# Exercise aim:
In the listing below, find each line containing "lines" and report it.

# Provided records:

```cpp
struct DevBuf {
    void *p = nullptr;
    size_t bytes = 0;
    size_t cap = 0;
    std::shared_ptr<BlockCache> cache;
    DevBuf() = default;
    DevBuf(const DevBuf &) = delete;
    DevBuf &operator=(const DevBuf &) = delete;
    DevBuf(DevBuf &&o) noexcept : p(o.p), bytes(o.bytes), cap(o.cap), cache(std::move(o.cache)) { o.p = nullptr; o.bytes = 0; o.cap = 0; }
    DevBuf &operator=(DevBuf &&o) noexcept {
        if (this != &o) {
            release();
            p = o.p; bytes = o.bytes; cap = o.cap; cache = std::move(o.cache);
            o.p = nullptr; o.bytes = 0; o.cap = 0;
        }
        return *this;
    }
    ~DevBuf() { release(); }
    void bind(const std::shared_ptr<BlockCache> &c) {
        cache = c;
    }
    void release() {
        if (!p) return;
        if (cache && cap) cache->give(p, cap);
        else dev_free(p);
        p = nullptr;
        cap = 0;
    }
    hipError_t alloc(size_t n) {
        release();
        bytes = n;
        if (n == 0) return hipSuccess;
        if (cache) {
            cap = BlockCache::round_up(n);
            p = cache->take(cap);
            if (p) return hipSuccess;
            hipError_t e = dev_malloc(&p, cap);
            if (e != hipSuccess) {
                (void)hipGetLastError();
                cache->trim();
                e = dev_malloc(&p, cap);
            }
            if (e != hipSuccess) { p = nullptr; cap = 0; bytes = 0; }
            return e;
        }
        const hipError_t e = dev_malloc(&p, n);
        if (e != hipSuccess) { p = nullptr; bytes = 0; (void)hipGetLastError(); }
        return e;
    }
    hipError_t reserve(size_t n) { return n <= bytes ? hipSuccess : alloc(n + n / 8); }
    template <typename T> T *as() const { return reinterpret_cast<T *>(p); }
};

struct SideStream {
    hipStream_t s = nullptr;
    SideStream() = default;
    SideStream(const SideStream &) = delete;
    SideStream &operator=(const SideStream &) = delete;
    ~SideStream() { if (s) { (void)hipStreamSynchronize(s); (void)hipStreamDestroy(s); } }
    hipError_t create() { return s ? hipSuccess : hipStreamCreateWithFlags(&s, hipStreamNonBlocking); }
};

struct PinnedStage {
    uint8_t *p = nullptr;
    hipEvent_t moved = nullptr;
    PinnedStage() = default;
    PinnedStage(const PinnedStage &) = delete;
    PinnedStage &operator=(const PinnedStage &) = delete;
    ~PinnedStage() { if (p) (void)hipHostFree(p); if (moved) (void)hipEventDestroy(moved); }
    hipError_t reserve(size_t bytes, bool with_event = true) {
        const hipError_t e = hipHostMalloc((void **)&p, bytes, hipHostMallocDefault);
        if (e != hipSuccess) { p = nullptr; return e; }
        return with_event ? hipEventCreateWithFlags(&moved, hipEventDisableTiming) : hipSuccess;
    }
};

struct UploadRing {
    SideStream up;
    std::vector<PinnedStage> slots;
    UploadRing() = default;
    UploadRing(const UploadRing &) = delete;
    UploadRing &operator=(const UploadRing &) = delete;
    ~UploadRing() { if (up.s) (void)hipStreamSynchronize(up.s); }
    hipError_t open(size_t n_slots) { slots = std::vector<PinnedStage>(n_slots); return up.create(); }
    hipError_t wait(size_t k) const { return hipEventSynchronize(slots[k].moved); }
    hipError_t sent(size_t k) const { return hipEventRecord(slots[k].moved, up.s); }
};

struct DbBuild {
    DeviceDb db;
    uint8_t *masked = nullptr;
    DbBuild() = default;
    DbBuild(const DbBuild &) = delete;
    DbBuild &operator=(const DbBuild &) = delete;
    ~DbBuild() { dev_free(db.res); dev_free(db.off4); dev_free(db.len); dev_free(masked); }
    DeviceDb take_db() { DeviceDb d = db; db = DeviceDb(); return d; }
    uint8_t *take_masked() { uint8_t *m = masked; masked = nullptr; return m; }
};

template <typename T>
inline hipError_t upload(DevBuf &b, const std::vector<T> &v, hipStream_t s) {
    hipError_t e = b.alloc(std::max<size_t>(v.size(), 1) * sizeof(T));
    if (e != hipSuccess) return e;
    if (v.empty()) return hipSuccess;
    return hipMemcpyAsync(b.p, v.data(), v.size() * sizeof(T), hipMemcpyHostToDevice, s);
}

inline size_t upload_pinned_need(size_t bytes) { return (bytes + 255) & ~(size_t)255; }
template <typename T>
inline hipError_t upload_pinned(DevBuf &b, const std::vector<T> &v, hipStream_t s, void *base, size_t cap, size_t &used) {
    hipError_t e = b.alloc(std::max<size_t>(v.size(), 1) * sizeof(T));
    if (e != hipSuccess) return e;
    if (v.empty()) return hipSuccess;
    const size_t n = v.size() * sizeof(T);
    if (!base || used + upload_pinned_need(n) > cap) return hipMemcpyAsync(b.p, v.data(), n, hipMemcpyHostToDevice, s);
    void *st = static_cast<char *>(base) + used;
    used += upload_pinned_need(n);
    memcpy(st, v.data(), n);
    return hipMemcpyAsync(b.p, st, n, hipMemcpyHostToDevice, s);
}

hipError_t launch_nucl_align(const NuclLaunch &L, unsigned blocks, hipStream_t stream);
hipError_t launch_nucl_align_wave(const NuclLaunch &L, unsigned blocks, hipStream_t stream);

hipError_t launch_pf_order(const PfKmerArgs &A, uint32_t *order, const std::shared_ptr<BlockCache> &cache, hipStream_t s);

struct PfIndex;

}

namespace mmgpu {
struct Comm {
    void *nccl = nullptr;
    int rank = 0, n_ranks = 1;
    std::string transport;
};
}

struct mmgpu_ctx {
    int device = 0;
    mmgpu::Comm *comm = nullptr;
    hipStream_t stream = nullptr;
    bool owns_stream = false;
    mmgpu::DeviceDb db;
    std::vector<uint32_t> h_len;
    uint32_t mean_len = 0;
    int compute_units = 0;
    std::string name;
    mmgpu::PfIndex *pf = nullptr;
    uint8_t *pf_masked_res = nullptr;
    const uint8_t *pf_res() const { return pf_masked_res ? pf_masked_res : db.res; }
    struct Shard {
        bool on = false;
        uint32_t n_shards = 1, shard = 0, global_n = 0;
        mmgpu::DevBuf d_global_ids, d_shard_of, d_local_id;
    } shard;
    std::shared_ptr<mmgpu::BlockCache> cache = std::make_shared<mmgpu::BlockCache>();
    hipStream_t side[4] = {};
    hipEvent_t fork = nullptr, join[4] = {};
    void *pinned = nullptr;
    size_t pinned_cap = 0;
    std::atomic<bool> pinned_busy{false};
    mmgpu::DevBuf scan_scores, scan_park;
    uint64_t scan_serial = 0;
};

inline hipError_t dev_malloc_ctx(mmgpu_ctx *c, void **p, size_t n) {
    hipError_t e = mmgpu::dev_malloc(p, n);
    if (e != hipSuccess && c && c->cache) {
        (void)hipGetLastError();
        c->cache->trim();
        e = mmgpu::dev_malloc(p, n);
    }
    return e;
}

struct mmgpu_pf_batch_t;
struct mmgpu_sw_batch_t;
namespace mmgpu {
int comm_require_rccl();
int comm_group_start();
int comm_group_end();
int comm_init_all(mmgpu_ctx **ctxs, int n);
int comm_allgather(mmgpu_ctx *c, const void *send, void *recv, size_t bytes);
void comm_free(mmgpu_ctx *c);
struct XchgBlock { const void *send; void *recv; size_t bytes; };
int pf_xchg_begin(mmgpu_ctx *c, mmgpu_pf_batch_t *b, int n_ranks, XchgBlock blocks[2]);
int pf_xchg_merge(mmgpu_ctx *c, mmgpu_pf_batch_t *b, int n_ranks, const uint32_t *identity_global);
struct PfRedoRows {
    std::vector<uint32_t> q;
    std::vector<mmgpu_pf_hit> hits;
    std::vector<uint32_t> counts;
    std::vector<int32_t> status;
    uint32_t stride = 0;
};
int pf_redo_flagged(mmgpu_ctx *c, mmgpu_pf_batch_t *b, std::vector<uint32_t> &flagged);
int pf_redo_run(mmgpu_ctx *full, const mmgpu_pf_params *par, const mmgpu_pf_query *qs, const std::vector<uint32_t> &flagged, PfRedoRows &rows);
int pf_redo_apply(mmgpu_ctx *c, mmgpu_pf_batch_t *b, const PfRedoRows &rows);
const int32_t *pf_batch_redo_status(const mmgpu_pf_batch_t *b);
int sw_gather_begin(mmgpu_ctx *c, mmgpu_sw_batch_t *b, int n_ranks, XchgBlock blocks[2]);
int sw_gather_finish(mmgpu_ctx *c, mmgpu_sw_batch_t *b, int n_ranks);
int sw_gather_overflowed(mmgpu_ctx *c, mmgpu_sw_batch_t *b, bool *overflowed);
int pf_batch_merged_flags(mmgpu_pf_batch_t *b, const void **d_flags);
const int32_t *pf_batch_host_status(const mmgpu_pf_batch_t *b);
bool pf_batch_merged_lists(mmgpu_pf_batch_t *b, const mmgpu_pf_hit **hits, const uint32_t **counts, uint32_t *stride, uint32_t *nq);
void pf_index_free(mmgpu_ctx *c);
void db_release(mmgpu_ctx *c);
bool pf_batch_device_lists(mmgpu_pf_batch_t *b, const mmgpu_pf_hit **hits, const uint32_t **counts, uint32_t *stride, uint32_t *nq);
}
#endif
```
...
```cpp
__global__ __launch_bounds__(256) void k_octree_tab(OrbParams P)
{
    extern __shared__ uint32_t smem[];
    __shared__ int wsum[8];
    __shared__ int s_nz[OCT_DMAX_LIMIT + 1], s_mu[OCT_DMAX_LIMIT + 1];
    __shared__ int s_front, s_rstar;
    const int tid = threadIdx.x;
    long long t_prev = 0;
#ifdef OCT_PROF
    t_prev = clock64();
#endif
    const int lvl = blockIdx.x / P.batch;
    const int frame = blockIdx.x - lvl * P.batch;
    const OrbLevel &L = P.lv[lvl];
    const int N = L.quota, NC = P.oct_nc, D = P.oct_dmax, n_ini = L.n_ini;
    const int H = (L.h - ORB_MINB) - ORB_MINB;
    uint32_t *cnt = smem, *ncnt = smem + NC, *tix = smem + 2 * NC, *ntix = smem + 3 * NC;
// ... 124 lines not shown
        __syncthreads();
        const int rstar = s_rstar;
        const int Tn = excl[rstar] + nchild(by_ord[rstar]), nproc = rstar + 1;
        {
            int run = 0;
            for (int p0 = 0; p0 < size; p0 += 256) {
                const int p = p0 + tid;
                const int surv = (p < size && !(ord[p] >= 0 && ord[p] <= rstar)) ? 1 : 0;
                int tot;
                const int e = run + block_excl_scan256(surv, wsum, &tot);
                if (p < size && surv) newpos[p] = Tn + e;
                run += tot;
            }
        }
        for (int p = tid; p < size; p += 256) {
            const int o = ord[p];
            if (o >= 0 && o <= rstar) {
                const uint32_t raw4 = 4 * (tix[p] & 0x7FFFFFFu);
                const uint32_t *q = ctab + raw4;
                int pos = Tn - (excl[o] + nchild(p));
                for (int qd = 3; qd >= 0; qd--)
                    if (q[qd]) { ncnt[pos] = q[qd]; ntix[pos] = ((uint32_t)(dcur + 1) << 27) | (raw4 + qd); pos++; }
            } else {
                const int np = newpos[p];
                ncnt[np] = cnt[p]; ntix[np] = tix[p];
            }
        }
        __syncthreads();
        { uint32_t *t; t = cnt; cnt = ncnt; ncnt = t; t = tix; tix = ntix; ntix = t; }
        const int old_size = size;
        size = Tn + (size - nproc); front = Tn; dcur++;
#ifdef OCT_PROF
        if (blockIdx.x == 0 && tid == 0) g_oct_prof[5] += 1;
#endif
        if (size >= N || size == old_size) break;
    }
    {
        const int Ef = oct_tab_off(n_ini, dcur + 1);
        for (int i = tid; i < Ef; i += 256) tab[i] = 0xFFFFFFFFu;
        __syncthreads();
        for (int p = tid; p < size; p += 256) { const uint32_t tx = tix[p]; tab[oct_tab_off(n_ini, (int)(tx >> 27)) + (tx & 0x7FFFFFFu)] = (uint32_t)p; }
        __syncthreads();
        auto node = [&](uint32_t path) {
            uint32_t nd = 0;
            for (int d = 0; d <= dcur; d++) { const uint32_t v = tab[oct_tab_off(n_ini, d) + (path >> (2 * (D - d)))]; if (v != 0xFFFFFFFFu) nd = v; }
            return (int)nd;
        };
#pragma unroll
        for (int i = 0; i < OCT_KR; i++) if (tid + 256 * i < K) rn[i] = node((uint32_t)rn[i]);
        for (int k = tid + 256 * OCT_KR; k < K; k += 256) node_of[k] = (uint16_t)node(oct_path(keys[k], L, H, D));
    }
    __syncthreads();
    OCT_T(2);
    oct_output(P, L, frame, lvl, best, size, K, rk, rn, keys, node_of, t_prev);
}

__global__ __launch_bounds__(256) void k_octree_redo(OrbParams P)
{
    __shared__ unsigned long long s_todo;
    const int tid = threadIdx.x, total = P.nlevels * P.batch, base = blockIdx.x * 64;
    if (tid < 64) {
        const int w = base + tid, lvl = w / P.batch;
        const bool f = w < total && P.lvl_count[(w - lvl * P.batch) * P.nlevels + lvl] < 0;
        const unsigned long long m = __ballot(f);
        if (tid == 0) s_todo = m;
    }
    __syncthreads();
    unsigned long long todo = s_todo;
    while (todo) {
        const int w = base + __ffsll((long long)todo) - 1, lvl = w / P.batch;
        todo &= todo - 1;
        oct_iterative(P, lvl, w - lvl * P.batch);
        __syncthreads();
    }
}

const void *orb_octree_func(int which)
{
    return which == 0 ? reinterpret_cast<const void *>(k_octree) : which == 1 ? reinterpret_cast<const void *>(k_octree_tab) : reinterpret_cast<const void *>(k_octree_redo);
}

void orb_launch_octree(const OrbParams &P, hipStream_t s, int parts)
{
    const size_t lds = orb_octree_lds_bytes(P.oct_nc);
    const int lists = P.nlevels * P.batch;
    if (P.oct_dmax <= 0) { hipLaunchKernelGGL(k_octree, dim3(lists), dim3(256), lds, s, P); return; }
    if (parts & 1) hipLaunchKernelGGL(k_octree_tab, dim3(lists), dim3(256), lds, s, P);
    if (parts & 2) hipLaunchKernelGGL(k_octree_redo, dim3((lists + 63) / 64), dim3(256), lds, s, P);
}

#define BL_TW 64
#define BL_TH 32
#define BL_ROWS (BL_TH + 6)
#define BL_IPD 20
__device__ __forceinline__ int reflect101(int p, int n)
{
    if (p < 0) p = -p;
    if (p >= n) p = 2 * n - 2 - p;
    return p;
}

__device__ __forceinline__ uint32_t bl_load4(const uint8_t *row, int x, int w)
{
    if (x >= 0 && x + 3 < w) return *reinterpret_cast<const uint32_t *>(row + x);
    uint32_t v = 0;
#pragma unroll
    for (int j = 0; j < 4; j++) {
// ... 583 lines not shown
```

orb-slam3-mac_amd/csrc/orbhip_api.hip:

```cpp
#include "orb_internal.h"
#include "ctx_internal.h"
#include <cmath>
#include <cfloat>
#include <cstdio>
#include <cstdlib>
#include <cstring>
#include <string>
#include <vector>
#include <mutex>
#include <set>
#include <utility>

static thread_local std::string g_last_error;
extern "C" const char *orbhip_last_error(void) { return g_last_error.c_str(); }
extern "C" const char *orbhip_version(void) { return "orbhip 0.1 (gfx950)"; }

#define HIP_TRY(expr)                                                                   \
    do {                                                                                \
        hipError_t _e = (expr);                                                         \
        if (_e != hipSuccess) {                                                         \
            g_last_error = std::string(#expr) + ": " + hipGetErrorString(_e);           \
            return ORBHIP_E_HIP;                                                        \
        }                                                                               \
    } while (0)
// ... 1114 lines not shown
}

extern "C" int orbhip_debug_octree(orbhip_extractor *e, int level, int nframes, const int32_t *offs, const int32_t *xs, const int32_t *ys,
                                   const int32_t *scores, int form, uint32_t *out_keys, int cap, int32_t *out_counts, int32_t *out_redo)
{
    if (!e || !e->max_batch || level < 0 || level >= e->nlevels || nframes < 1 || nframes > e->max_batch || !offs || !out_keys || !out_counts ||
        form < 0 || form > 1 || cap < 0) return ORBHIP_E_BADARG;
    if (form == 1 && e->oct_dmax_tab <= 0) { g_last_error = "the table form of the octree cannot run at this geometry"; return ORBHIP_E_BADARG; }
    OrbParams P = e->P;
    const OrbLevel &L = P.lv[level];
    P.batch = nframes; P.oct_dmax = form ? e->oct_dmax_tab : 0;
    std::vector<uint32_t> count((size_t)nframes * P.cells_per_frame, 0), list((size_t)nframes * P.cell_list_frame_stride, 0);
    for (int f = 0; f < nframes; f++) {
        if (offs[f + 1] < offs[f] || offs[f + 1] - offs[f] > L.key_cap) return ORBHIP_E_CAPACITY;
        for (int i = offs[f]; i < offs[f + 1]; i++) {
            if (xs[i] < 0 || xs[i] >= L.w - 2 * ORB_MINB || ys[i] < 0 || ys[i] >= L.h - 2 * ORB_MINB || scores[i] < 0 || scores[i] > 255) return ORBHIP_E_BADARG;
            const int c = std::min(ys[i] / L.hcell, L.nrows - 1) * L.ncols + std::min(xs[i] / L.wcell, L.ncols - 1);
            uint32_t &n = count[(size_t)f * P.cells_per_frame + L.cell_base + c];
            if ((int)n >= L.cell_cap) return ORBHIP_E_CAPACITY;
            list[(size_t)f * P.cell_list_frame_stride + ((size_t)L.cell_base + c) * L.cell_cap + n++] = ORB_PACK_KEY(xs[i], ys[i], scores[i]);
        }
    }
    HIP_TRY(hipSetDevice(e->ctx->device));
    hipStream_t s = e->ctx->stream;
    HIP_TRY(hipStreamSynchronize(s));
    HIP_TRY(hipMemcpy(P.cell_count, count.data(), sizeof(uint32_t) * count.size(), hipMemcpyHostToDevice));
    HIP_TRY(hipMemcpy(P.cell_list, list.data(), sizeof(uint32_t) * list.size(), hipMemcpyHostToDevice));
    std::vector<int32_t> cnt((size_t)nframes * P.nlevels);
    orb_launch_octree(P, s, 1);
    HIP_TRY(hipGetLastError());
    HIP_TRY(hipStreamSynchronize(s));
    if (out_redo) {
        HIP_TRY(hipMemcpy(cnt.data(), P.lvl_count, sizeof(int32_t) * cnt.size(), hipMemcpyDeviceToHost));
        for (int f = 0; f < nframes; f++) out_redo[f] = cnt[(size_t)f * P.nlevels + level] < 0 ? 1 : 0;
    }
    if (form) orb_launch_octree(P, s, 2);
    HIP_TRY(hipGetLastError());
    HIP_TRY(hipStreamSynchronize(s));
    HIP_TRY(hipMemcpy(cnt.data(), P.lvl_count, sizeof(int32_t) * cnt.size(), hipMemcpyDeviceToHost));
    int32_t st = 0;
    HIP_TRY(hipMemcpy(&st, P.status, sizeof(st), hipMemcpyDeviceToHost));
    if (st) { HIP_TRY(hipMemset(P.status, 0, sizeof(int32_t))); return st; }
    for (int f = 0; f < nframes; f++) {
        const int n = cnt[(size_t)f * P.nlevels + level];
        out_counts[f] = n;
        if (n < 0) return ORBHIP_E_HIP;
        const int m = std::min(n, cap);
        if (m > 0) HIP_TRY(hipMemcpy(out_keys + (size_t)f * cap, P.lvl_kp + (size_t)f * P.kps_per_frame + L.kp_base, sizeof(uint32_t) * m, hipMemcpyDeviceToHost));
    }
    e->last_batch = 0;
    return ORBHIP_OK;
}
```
--
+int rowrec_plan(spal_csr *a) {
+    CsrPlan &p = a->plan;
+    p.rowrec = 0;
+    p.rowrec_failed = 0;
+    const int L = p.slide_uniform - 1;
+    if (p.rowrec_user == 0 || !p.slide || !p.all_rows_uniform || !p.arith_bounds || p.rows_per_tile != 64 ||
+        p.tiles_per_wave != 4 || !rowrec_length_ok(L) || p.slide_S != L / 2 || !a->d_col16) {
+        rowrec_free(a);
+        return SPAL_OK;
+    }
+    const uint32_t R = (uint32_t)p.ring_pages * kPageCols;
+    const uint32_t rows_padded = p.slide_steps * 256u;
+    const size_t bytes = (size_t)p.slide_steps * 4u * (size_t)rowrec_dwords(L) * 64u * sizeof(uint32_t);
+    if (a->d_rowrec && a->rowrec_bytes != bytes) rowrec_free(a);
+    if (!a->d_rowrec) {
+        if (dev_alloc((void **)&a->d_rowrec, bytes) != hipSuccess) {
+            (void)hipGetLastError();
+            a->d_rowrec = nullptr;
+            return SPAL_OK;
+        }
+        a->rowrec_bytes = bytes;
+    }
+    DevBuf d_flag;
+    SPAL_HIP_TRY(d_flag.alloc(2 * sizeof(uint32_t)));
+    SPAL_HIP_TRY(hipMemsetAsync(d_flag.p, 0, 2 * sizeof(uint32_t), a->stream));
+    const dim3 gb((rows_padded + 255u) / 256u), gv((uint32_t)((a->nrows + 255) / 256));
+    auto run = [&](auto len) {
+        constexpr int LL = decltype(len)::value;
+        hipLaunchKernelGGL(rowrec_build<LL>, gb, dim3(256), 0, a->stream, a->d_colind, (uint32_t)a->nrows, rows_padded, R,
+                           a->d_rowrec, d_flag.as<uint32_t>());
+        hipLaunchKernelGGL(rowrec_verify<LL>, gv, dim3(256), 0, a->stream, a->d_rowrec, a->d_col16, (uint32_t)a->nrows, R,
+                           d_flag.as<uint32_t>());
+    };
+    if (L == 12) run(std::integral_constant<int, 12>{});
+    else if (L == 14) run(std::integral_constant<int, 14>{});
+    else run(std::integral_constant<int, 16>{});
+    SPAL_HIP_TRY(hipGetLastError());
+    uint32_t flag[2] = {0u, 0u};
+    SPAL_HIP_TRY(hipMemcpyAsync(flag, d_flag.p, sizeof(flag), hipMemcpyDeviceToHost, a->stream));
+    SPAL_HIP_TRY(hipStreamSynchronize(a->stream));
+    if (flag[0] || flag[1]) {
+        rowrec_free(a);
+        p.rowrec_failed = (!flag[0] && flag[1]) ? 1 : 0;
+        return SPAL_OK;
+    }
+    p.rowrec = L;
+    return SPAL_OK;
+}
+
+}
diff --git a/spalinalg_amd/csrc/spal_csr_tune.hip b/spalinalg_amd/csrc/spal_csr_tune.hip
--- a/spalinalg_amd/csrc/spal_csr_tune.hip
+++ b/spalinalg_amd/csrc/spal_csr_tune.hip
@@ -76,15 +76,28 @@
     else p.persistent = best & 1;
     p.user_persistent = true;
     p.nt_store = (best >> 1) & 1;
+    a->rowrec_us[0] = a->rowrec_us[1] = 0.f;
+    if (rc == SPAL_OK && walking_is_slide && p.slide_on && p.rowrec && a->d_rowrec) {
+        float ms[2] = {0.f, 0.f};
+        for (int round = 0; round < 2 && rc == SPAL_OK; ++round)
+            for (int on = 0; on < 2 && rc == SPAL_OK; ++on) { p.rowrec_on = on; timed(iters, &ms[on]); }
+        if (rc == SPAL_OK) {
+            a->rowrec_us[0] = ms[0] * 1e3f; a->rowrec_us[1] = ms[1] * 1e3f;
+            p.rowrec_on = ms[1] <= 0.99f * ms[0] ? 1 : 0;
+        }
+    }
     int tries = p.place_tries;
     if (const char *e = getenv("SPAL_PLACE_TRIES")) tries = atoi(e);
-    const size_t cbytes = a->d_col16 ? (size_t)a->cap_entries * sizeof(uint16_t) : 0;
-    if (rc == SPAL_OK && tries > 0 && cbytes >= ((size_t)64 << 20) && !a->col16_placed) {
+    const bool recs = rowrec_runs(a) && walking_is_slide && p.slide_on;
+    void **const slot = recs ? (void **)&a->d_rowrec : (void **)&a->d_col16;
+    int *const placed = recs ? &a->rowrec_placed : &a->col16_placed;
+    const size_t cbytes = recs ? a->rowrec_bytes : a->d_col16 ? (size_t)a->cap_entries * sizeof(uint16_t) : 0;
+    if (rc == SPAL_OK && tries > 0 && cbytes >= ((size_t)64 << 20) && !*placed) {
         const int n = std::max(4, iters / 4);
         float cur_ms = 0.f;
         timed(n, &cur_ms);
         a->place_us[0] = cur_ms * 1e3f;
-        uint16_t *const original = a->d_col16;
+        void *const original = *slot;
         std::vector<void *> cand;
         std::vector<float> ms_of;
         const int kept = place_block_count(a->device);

# Response to the task:
// ... 124 lines not shown
// ... 583 lines not shown
// ... 1114 lines not shown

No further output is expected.